Exhibited in the open-air or sheltered in a renewed traditional building, the artworks harmoniously blend in the local life. The most distinctive and often imposing ones flourish in the landscape and have become over time the symbols of their respective islands, such as the famous giant colored pumpkins by Yayoi Kusama in Naoshima.
The mix of contemporary art with a rural, somewhat forsaken, island setting is a success. The inhabitants, who are for a large part elderly farmers and fishermen, benefit from this renewed attention and some even take an active part in the festival alongside the exhibitors by welcoming visitors. Art is envisioned as a mean to a sustainable dialog between the peoples and the better protection of the natural environment.

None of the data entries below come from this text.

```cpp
hipError_t launch_compat_build(const float* pts8, float* c_dense, int B, int N, int tiles, float sigma_d, int fmt, hipStream_t s,
                               const PairTab* ptab = nullptr);
hipError_t launch_front(int mode, const float* in, const float* wst, const float* vecs, float* f, float* q, float* k,
                        float* v, int B, int N, int tiles, hipStream_t s);
hipError_t launch_scattn_fp32(const float* q, const float* k, const float* v, const float* pts8, const float* fus,
                              const float* wst, const float* vecs, float* out, int B, int N, int tiles, float sigma_d,
                              hipStream_t s);
hipError_t launch_scattn_h2(const float* q, const float* k, const float* v, const float* pts8, const float* fus, const float* wst,
                            const float* vecs, float* out, int B, int N, int tiles, float sigma_d, hipStream_t s, const float* c_dense);
hipError_t launch_scattn_h2p(const float* q, const float* k, const float* v, const float* fus, const float* vecs, float* out, int B,
// ... 16 lines not shown
hipError_t launch_ctx_prep_w_h2(bool pe, const float* ctx, const float* wst_h2, const float* vecs, float* out, int B, int T,
                                int ttiles, hipStream_t s, bool rowmajor = false);
hipError_t launch_fusion_attn_w_h2(bool pe, const float* x, const float* ctx_img, const float* wst_h2, const float* vecs,
                                   float* x1, int B, int N, int tiles, int T, int ttiles, hipStream_t s, bool tile_form = true);
hipError_t launch_fusion_ff_w_h2(const float* x1, const float* wst_h2, const float* vecs, float* x2, int B, int tiles, hipStream_t s,
                                 float* part = nullptr, int hs = 1, float* out_rm = nullptr, long o_sb = 0, long o_sr = 0,
                                 long o_sk = 0, int n_rows = 0, int* status = nullptr);
int plan_ff_split_w(int base_wgs);
hipError_t launch_front_h2(int mode, bool split, const float* in, const float* wst, const float* vecs, float* f, float* q, float* k,
                           float* v, int B, int N, int tiles, hipStream_t s, const PairTab* ptab = nullptr, unsigned* v_scale = nullptr,
                           PvGuard guard = {});
hipError_t launch_linear_h2(bool roles, const float* f, const float* front_wst, const float* front_vec, const float* ctx_img,
                            const float* attn_wst, const float* attn_vec, const float* ff_wst, const float* ff_vec, float* q,
                            float* k, float* v, float* x2, int B, int N, int tiles, int T, int ttiles, hipStream_t s, bool one_product = false,
                            const PairTab* ptab = nullptr, unsigned* v_scale = nullptr, PvGuard guard = {}, const float* kvf_wst = nullptr,
                            const float* kvf_bias = nullptr);
hipError_t launch_small_front_fattn(const float* f, const float* front_wst, const float* front_vec, const float* ctx_img,
                                    const float* attn_wst, const float* attn_vec, float* q, float* k, float* v, float* x1, int B,
                                    int N, int tiles, int T, int ttiles, hipStream_t s, unsigned* v_scale = nullptr, PvGuard guard = {},
                                    bool tile_role = true, const PairTab* ptab = nullptr);
hipError_t launch_small_attn_ff_merge(const float* q, const float* k, const float* v, const float* x1, const float* ff_wst,
                                      const float* ff_vecs, float* ff_part, int ff_hs, const float* tail_vecs, float* out, int B,
                                      int N, int tiles, int ksplits, hipStream_t s, const CompatCache* cc, bool tile_merge = true);
hipError_t launch_ctx_prep_h2(bool pe, const float* ctx, const float* wst, const float* vecs, float* out, int B, int T,
                              int ttiles, int sets, int wst_stride, int vec_stride, hipStream_t s, bool rowmajor = false);
hipError_t launch_fusion_attn_h2(bool pe, const float* x, const float* ctx_img, const float* wst, const float* vecs,
                                 float* x1, int B, int N, int tiles, int T, int ttiles, hipStream_t s, bool rowmajor = false);
hipError_t launch_pro_ctx_pts(const float* p_tokens, const float* wst, const float* vecs, float* f1ctx, int B, int T, int ttiles,
                              const float* src, const float* tgt, float* pts8, int N, hipStream_t s, const PairTab* ptab,
                              unsigned* zero_words, int n_zero);
hipError_t launch_pro_fattn_compat(const float* q_tokens, const float* f1ctx, const float* wst, const float* vecs, float* x1t, int B,
// ... 88 lines not shown
```

Baseline: 10.05 million.

## Store compat cache in 16-bit format with lazily built fp32 fallback for guard trips

When the PV fp8 path is on, the linear-form encoder now uses the half-size 16-bit compatibility cache format instead of fp32, and lets kv_fold combine with it. Because the fp8 guard's fallback path needs the fp32 cache, a second fp32 buffer is allocated and filled lazily by an extra grid z-slice of the linear kernel, only for pairs whose guard first trips at the current layer. The aim is to halve cache bandwidth in attention, at the cost of extra memory, an extra block role in the linear launch, and a rebuild of the fallback cache on the layer where the guard trips.

```diff
diff --git a/gmf_amd/csrc/encoder_h2.hip b/gmf_amd/csrc/encoder_h2.hip
--- a/gmf_amd/csrc/encoder_h2.hip
+++ b/gmf_amd/csrc/encoder_h2.hip
@@ -883,6 +883,17 @@
   }
 }
 
+GMF_DEVINL void compat_tripped_role(float* tr, const LazyCompat& lz, int N, int tiles, const PairTab* __restrict__ ptab) {
+  const int pair = blockIdx.y, B = gridDim.y;
+  auto trips = [&](int l) { return !(__uint_as_float(lz.fstat[((size_t)l * B + pair) * kPvStatStride]) <= lz.thr2[l]); };
+  if (!trips(lz.layer)) return;
+  for (int l = 0; l < lz.layer; ++l)
+    if (trips(l)) return;
+  const int gy = (tiles + 4 * kJPerWave - 1) / (4 * kJPerWave);
+  for (int w = blockIdx.x; w < tiles * gy; w += gridDim.x)
+    compat_build_body<0>(tr, w % tiles, w / tiles, pair, lz.pts8, lz.c_dense, N, tiles, lz.inv_sig2, ptab);
+}
+
 template <int NP, bool QSKIP = false, bool KVF = false>
 __global__ void __launch_bounds__(256, 2)
 k_linear_h2(const float* __restrict__ f_in, const float* __restrict__ front_wst, const float* __restrict__ front_vec,
@@ -890,8 +901,10 @@
             const float* __restrict__ ff_wst, const float* __restrict__ ff_vec, float* __restrict__ q_out,
             float* __restrict__ k_out, float* __restrict__ v_out, float* __restrict__ x2_out, int N, int tiles, int T,
             int ttiles, const PairTab* __restrict__ ptab, unsigned* __restrict__ v_scale, const PvGuard guard,
-            const float* __restrict__ kvf_wst, const float* __restrict__ kvf_bias) {
+            const float* __restrict__ kvf_wst, const float* __restrict__ kvf_bias, const LazyCompat lazy) {
   __shared__ __attribute__((aligned(16))) float lds[kLinLdsFloats];
+  static_assert(kLinLdsFloats >= kCompatLdsFloats, "the compat role's transposes fit the kernel's LDS");
+  if (blockIdx.z == 1) return compat_tripped_role(lds, lazy, N, tiles, ptab);
   tail_priority(blockIdx.y * gridDim.x + blockIdx.x, gridDim.x * gridDim.y);
   linear_h2_body<0, NP, QSKIP, KVF>(lds, f_in, front_wst, front_vec, ctx_img, attn_wst, attn_vec, ff_wst, ff_vec, q_out, k_out, v_out, x2_out, N,
                                     tiles, T, ttiles, ptab, v_scale, guard, kvf_wst, kvf_bias);
@@ -904,8 +917,9 @@
                const float* __restrict__ ff_wst, const float* __restrict__ ff_vec, float* __restrict__ q_out,
                float* __restrict__ k_out, float* __restrict__ v_out, float* __restrict__ x2_out, int N, int tiles, int T,
                int ttiles, unsigned* __restrict__ v_scale, const PvGuard guard, const PairTab* __restrict__ ptab,
-               const float* __restrict__ kvf_wst, const float* __restrict__ kvf_bias) {
+               const float* __restrict__ kvf_wst, const float* __restrict__ kvf_bias, const LazyCompat lazy) {
   __shared__ __attribute__((aligned(16))) float lds[kLinLdsFloats];
+  if (blockIdx.z == 2) return compat_tripped_role(lds, lazy, N, tiles, ptab);
   if (blockIdx.z == 0)
     linear_h2_body<1, 3, false, KVF>(lds, f_in, front_wst, front_vec, ctx_img, attn_wst, attn_vec, ff_wst, ff_vec, q_out, k_out, v_out, x2_out, N,
                                      tiles, T, ttiles, ptab, v_scale, guard, kvf_wst, kvf_bias);
@@ -960,29 +974,30 @@
                             const float* attn_wst, const float* attn_vec, const float* ff_wst, const float* ff_vec, float* q,
                             float* k, float* v, float* x2, int B, int N, int tiles, int T, int ttiles, hipStream_t s,
                             bool one_product, const PairTab* ptab, unsigned* v_scale, PvGuard guard, const float* kvf_wst,
-                            const float* kvf_bias) {
+                            const float* kvf_bias, LazyCompat lazy) {
   const float* const none = nullptr;
+  const int lz = lazy.c_dense ? 1 : 0;
   if (roles && kvf_wst)
-    hipLaunchKernelGGL(k_linear_roles<true>, tgrid(tiles, B, 2), dim3(256), 0, s, f, front_wst, front_vec, ctx_img, attn_wst, attn_vec,
-                       ff_wst, ff_vec, q, k, v, x2, N, tiles, T, ttiles, v_scale, guard, ptab, kvf_wst, kvf_bias);
+    hipLaunchKernelGGL(k_linear_roles<true>, tgrid(tiles, B, 2 + lz), dim3(256), 0, s, f, front_wst, front_vec, ctx_img, attn_wst, attn_vec,
+                       ff_wst, ff_vec, q, k, v, x2, N, tiles, T, ttiles, v_scale, guard, ptab, kvf_wst, kvf_bias, lazy);
   else if (roles)
-    hipLaunchKernelGGL(k_linear_roles<false>, tgrid(tiles, B, 2), dim3(256), 0, s, f, front_wst, front_vec, ctx_img, attn_wst, attn_vec,
-                       ff_wst, ff_vec, q, k, v, x2, N, tiles, T, ttiles, v_scale, guard, ptab, none, none);
+    hipLaunchKernelGGL(k_linear_roles<false>, tgrid(tiles, B, 2 + lz), dim3(256), 0, s, f, front_wst, front_vec, ctx_img, attn_wst, attn_vec,
+                       ff_wst, ff_vec, q, k, v, x2, N, tiles, T, ttiles, v_scale, guard, ptab, none, none, lazy);
   else if (kvf_wst && !q)
-    hipLaunchKernelGGL((k_linear_h2<3, true, true>), tgrid(tiles, B), dim3(256), 0, s, f, front_wst, front_vec, ctx_img, attn_wst, attn_vec, ff_wst,
-                       ff_vec, q, k, v, x2, N, tiles, T, ttiles, ptab, v_scale, guard, kvf_wst, kvf_bias);
+    hipLaunchKernelGGL((k_linear_h2<3, true, true>), tgrid(tiles, B, 1 + lz), dim3(256), 0, s, f, front_wst, front_vec, ctx_img, attn_wst, attn_vec, ff_wst,
+                       ff_vec, q, k, v, x2, N, tiles, T, ttiles, ptab, v_scale, guard, kvf_wst, kvf_bias, lazy);
   else if (kvf_wst)
-    hipLaunchKernelGGL((k_linear_h2<3, false, true>), tgrid(tiles, B), dim3(256), 0, s, f, front_wst, front_vec, ctx_img, attn_wst, attn_vec, ff_wst,
-                       ff_vec, q, k, v, x2, N, tiles, T, ttiles, ptab, v_scale, guard, kvf_wst, kvf_bias);
+    hipLaunchKernelGGL((k_linear_h2<3, false, true>), tgrid(tiles, B, 1 + lz), dim3(256), 0, s, f, front_wst, front_vec, ctx_img, attn_wst, attn_vec, ff_wst,
+                       ff_vec, q, k, v, x2, N, tiles, T, ttiles, ptab, v_scale, guard, kvf_wst, kvf_bias, lazy);
   else if (one_product)
-    hipLaunchKernelGGL(k_linear_h2<1>, tgrid(tiles, B), dim3(256), 0, s, f, front_wst, front_vec, ctx_img, attn_wst, attn_vec, ff_wst,
-                       ff_vec, q, k, v, x2, N, tiles, T, ttiles, ptab, v_scale, guard, none, none);
+    hipLaunchKernelGGL(k_linear_h2<1>, tgrid(tiles, B, 1 + lz), dim3(256), 0, s, f, front_wst, front_vec, ctx_img, attn_wst, attn_vec, ff_wst,
+                       ff_vec, q, k, v, x2, N, tiles, T, ttiles, ptab, v_scale, guard, none, none, lazy);
   else if (!q)
-    hipLaunchKernelGGL((k_linear_h2<3, true>), tgrid(tiles, B), dim3(256), 0, s, f, front_wst, front_vec, ctx_img, attn_wst, attn_vec, ff_wst,
-                       ff_vec, q, k, v, x2, N, tiles, T, ttiles, ptab, v_scale, guard, none, none);
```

Make sure to thoroughly prepare your visit in advance, especially regarding the frequency of the sea shuttles as well as booking the accommodation on the islands. Walking is easy on the smallest ones, and cycling, or riding a bus are a good solution on the bigger ones. It is not necessary to visit all the islands to have a good grasp of the festival and we recommend spending 1 to 3 days at the Triennale a time to adjust according to how many islands one wants to explore.